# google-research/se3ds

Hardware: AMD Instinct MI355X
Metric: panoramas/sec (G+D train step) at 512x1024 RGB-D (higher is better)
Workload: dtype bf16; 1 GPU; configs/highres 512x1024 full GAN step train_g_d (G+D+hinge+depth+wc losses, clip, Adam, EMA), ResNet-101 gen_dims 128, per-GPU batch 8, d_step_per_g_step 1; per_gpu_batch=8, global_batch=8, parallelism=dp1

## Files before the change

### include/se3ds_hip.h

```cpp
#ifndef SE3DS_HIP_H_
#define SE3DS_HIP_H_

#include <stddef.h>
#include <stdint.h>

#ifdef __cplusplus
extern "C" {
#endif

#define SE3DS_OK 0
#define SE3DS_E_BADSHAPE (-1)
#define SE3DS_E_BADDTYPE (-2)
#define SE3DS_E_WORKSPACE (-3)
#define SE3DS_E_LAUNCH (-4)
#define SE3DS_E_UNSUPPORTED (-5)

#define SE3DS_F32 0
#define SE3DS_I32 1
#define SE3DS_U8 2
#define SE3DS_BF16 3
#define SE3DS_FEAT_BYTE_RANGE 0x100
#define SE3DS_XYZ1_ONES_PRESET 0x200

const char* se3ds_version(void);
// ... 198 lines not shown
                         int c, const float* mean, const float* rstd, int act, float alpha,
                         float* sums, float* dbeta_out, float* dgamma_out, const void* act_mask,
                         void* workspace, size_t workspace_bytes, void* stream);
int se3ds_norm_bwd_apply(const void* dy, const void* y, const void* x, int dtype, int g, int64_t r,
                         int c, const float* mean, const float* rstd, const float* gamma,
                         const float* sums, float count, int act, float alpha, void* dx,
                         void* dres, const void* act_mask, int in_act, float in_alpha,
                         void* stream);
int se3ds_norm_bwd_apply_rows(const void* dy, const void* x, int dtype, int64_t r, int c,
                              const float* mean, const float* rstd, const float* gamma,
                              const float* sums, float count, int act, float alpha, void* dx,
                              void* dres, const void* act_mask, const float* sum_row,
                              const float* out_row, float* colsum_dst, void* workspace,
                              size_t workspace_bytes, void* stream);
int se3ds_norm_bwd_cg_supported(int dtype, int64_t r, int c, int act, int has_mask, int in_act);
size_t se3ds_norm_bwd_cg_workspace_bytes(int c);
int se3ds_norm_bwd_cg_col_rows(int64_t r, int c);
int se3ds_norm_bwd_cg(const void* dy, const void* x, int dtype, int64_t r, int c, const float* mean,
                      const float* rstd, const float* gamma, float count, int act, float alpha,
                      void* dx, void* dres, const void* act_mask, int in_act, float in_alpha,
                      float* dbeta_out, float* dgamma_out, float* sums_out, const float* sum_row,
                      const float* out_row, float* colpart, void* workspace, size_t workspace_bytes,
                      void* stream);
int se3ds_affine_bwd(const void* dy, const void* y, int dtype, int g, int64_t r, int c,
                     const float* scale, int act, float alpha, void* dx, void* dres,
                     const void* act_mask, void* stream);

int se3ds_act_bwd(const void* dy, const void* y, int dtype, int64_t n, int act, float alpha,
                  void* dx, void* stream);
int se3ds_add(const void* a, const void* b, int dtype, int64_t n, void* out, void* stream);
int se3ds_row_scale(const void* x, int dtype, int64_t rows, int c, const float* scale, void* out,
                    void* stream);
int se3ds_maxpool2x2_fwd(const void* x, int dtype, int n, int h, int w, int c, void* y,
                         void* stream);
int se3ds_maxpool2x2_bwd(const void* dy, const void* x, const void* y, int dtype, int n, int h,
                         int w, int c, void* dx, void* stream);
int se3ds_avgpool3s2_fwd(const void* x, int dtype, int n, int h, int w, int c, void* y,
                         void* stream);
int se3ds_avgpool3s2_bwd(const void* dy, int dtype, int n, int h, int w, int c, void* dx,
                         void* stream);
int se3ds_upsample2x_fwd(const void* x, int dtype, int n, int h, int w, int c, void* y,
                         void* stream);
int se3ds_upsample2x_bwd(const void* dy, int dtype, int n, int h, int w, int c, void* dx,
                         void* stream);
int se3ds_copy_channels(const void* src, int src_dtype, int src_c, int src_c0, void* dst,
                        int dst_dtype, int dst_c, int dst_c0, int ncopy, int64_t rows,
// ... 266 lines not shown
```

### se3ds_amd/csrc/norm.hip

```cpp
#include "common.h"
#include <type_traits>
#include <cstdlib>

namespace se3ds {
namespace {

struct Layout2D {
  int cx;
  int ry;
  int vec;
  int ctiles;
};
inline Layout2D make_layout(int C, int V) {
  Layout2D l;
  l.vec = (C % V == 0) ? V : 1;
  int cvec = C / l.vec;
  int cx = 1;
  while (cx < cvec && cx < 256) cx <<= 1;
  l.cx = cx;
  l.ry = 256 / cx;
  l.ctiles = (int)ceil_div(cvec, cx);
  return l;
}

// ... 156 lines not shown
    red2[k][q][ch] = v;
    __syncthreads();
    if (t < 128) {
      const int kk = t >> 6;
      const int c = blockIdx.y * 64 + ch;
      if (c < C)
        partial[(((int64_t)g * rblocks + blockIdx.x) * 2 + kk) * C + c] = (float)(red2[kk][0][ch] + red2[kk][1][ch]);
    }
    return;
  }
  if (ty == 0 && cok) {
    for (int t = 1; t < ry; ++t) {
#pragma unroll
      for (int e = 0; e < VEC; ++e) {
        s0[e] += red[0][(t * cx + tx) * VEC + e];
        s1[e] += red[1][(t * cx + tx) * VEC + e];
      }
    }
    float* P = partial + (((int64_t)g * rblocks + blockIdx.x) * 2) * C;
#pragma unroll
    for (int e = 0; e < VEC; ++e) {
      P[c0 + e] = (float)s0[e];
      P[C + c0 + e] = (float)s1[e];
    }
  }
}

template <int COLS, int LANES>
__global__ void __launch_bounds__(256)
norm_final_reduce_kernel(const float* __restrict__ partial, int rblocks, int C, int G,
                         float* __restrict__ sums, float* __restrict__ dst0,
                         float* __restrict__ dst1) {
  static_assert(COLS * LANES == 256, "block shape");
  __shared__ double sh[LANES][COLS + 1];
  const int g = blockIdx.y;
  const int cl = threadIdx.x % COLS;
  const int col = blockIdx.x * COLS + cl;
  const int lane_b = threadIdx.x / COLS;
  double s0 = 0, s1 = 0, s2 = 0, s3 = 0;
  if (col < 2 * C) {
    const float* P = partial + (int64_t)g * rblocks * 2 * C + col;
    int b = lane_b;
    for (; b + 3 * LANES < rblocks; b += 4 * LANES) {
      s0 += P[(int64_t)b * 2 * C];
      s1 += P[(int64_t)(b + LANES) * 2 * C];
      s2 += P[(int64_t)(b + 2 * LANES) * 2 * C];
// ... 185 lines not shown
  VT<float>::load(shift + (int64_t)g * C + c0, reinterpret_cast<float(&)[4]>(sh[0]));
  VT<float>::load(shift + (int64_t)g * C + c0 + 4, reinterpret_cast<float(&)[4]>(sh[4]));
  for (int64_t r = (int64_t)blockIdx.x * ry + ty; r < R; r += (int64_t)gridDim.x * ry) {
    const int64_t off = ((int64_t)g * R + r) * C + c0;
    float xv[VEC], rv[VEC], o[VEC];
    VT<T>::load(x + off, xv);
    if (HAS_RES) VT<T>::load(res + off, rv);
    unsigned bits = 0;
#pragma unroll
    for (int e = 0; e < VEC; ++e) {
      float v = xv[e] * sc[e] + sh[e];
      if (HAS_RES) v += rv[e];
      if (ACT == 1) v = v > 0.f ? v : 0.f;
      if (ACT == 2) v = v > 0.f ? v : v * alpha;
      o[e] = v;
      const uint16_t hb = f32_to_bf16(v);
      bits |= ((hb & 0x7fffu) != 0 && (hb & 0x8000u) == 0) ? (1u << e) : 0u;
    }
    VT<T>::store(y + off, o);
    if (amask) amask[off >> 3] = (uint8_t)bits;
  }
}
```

####

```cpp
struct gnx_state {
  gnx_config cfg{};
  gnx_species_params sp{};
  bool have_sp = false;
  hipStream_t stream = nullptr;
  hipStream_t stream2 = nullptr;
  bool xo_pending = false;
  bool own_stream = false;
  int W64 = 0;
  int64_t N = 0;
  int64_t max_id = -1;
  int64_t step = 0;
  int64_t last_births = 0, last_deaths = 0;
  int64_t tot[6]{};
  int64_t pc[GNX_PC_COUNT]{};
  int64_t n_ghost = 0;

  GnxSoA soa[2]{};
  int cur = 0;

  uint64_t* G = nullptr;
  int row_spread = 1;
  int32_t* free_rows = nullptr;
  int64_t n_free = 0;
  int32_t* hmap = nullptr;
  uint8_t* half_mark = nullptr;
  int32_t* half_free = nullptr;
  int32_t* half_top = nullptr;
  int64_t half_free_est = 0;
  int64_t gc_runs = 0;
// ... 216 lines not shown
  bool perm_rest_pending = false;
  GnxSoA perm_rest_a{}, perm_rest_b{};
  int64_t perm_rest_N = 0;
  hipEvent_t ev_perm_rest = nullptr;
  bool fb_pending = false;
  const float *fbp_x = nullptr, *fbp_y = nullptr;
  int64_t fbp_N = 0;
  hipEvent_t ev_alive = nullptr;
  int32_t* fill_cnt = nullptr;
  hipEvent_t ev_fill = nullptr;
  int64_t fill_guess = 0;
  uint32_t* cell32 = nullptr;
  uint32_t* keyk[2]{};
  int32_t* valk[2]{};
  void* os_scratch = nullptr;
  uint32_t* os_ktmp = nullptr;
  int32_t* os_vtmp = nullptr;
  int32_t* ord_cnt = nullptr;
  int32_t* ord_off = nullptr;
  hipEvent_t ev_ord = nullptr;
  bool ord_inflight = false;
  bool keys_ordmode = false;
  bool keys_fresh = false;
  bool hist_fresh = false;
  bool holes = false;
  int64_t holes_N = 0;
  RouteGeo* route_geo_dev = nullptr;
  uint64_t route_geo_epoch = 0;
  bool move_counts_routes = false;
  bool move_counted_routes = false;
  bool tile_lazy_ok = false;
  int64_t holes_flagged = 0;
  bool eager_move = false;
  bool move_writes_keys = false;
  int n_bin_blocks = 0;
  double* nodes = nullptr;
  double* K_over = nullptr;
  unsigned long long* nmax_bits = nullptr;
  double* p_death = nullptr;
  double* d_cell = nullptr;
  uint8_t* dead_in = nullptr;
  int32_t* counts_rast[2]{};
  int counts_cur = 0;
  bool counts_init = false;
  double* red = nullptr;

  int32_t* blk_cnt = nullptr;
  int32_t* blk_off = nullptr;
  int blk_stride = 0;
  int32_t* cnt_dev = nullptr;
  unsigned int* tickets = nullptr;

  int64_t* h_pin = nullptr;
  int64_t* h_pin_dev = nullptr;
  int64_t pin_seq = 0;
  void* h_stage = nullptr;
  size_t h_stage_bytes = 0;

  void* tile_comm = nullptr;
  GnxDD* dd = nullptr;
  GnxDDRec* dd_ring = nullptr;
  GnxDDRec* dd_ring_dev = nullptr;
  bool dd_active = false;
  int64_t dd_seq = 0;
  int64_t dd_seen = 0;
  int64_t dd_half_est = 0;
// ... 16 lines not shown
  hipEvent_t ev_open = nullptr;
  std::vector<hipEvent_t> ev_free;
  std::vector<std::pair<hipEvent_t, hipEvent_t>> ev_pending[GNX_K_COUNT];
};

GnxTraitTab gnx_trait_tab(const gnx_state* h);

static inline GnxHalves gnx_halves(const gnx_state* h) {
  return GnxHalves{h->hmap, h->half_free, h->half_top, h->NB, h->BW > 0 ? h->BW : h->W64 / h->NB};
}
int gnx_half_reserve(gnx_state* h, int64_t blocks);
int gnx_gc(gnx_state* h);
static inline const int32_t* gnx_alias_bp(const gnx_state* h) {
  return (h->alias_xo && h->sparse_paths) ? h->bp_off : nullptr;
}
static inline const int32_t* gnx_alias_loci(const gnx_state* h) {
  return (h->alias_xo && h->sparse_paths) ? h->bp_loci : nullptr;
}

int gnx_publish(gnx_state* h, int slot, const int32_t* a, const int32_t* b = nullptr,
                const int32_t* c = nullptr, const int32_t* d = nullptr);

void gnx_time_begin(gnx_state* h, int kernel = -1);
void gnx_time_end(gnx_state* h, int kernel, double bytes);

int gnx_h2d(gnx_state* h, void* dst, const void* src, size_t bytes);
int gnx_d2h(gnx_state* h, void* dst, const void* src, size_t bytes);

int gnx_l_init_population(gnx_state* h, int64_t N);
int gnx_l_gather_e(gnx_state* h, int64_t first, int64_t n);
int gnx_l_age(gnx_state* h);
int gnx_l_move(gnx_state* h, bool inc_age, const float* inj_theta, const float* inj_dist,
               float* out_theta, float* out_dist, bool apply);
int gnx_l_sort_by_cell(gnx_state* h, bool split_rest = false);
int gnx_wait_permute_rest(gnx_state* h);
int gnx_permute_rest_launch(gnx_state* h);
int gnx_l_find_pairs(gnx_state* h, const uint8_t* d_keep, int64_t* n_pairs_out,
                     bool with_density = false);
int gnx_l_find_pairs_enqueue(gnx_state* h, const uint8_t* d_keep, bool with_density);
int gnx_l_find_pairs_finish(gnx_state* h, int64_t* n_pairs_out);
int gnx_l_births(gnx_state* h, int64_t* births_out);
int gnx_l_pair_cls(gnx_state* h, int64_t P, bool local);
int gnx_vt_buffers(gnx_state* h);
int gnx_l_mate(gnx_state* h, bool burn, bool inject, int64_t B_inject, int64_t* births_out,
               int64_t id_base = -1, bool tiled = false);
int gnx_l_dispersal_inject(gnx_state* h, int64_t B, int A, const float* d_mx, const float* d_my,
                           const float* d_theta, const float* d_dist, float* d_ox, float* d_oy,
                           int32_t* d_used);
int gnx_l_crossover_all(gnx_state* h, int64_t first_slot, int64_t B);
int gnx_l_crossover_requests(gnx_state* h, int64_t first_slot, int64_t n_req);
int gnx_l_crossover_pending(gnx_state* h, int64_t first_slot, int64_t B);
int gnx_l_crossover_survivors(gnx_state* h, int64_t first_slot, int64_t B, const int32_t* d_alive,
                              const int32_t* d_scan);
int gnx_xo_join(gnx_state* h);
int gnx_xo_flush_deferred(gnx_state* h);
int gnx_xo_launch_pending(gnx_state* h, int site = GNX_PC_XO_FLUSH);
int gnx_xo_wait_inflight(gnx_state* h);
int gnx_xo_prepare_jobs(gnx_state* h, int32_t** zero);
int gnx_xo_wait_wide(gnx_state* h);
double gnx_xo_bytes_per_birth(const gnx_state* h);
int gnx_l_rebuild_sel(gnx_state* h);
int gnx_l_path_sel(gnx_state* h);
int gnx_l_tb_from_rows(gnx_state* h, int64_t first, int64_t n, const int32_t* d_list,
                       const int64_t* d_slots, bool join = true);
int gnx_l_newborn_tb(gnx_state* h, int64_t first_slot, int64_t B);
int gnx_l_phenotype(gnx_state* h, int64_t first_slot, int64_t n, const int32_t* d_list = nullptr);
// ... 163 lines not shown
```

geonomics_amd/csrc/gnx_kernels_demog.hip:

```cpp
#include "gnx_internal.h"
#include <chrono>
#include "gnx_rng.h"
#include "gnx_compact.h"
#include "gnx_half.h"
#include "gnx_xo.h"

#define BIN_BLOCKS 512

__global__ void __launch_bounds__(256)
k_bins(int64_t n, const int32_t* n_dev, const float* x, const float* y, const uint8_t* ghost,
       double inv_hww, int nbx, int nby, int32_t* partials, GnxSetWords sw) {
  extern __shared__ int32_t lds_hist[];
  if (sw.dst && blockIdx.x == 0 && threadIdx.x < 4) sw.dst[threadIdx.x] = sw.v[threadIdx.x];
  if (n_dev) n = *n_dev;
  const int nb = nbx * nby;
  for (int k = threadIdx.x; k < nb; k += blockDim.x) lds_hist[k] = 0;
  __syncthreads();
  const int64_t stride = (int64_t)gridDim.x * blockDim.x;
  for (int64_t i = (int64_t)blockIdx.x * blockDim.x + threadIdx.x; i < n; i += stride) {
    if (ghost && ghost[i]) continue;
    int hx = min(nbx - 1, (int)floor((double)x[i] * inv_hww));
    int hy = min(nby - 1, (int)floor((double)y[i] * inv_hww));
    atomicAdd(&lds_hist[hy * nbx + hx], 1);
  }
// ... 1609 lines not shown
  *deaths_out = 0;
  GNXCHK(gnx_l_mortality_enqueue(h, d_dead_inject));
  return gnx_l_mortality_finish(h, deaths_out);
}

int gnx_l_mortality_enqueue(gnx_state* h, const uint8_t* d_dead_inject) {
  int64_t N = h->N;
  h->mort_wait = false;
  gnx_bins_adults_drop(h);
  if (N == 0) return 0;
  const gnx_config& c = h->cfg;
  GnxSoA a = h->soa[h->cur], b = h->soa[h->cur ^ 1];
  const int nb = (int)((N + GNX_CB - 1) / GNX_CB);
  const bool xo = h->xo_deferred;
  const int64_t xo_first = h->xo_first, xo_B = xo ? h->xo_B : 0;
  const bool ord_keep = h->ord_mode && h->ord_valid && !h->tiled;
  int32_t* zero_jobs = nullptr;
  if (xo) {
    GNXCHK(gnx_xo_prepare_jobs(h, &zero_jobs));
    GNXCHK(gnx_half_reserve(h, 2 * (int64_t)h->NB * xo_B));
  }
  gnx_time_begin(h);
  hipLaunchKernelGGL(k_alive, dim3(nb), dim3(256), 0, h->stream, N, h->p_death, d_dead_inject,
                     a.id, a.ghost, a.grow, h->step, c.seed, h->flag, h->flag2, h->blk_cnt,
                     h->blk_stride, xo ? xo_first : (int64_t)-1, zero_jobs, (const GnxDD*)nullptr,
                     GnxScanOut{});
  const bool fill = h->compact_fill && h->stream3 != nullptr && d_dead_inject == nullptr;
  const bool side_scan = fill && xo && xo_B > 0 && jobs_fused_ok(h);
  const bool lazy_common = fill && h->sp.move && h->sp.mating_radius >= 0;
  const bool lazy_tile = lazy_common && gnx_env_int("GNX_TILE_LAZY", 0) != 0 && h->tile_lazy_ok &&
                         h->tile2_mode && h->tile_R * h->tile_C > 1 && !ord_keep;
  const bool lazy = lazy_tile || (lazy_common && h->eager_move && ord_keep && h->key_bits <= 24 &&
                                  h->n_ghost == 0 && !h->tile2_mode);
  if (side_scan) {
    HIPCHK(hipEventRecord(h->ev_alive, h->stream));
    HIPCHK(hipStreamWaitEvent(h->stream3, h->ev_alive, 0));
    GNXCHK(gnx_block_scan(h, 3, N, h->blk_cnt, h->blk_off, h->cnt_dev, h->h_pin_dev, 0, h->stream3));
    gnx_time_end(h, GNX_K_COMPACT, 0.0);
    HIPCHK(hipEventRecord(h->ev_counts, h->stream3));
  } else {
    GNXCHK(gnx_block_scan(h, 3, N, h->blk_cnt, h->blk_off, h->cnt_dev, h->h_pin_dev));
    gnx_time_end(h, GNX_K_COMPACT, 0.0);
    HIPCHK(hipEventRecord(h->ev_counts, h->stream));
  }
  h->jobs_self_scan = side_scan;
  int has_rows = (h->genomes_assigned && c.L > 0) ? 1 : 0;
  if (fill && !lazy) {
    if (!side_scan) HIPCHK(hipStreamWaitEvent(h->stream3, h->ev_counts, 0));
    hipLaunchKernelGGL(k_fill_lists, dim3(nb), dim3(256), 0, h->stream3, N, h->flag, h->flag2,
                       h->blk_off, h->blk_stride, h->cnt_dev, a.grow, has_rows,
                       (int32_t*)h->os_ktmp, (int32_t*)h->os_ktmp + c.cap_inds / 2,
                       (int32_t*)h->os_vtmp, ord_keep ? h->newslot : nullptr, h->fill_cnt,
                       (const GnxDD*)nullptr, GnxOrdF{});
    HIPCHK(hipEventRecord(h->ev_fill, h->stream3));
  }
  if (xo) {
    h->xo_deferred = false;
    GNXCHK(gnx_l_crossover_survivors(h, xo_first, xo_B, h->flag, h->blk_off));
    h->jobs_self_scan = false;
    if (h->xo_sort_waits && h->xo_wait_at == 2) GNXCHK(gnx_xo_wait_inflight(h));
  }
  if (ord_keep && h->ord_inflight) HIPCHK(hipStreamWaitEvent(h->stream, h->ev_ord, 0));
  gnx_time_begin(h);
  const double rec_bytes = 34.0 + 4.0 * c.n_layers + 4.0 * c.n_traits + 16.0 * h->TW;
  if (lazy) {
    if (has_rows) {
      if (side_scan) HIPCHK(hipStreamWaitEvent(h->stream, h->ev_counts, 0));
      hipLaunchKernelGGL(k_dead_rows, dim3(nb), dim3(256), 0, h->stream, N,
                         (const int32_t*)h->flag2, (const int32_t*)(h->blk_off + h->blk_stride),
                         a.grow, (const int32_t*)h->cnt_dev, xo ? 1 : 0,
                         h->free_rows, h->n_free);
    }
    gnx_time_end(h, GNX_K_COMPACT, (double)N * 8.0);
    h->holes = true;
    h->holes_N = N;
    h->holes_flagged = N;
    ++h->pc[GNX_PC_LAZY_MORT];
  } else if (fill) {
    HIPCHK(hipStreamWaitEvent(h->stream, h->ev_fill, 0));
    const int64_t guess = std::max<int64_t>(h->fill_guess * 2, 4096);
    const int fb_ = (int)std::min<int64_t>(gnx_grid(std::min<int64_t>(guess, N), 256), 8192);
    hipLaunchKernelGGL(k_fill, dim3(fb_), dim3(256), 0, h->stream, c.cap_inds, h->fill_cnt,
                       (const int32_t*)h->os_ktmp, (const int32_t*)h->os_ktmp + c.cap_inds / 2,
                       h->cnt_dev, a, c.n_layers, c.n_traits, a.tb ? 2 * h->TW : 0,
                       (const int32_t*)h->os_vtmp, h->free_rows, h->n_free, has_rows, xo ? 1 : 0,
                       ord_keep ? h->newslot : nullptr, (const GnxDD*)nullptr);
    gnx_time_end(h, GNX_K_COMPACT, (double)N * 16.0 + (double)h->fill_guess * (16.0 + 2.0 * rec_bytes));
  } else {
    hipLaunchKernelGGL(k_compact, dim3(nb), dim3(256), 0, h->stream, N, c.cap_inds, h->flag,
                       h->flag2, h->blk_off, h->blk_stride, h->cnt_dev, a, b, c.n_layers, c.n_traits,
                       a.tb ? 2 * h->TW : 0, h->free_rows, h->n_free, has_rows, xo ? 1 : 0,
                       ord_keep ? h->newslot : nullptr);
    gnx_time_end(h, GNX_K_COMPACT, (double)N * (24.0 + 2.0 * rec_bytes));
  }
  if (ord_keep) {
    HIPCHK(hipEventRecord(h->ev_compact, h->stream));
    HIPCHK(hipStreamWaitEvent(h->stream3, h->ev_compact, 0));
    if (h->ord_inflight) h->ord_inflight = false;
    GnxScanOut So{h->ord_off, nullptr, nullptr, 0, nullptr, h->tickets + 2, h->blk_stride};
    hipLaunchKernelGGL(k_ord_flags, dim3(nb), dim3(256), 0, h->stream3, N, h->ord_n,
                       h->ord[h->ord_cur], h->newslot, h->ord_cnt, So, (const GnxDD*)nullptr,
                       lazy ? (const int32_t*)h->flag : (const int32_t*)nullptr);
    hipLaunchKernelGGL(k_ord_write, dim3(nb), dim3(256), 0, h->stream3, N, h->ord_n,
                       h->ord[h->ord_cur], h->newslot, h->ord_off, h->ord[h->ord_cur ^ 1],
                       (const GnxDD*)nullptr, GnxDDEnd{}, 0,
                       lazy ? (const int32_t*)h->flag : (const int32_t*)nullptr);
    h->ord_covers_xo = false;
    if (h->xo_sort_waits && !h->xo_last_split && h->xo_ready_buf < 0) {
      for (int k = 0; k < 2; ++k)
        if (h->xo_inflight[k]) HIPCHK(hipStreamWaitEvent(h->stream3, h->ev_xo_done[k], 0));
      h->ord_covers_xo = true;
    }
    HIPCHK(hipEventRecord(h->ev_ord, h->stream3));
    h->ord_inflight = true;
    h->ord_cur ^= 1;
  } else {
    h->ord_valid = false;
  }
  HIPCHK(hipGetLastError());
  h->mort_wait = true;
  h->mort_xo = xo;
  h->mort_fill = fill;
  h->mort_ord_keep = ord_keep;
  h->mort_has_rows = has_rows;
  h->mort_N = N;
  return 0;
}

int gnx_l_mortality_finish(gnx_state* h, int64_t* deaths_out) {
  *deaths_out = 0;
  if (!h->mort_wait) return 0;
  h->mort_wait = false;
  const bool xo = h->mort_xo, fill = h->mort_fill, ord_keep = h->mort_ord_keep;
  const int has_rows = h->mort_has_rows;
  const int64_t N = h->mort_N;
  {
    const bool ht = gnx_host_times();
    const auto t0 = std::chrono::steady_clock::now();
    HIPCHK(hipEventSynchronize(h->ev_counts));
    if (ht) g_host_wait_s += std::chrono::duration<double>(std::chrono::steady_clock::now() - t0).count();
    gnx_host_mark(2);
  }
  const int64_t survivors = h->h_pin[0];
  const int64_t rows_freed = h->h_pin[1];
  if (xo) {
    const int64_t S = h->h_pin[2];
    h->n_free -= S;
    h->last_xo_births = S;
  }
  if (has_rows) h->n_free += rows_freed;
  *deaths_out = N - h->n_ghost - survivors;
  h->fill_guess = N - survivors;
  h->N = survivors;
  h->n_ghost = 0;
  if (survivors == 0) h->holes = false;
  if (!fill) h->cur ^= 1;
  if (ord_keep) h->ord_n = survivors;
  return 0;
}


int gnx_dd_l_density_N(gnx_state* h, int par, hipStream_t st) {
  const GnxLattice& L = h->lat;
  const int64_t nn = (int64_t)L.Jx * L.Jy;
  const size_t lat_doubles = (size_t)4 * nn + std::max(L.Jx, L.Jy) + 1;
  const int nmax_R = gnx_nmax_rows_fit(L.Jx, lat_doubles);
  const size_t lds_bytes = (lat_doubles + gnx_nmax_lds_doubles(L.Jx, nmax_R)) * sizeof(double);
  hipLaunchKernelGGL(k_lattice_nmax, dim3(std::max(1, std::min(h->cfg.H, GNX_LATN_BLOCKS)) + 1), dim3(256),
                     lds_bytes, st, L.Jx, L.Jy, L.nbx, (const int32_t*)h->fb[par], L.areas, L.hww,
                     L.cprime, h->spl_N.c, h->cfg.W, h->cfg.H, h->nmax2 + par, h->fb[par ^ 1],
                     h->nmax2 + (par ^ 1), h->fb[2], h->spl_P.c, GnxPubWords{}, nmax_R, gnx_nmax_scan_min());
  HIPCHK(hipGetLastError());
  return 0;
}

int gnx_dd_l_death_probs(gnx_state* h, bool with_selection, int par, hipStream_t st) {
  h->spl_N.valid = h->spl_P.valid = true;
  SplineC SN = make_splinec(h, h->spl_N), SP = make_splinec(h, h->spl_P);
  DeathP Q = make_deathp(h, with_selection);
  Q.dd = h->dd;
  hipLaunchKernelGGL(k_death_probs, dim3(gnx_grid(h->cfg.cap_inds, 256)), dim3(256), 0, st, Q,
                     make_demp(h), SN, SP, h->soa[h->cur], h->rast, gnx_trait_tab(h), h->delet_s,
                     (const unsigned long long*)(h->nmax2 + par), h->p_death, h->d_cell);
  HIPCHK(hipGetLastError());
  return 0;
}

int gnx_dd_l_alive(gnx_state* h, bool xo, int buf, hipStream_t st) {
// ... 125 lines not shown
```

####

◆ Work item ◆
Pull out every line in the material above where "GnxDDRec" occurs.

◆ Output for this task ◆
  GnxDDRec* dd_ring = nullptr;
  GnxDDRec* dd_ring_dev = nullptr;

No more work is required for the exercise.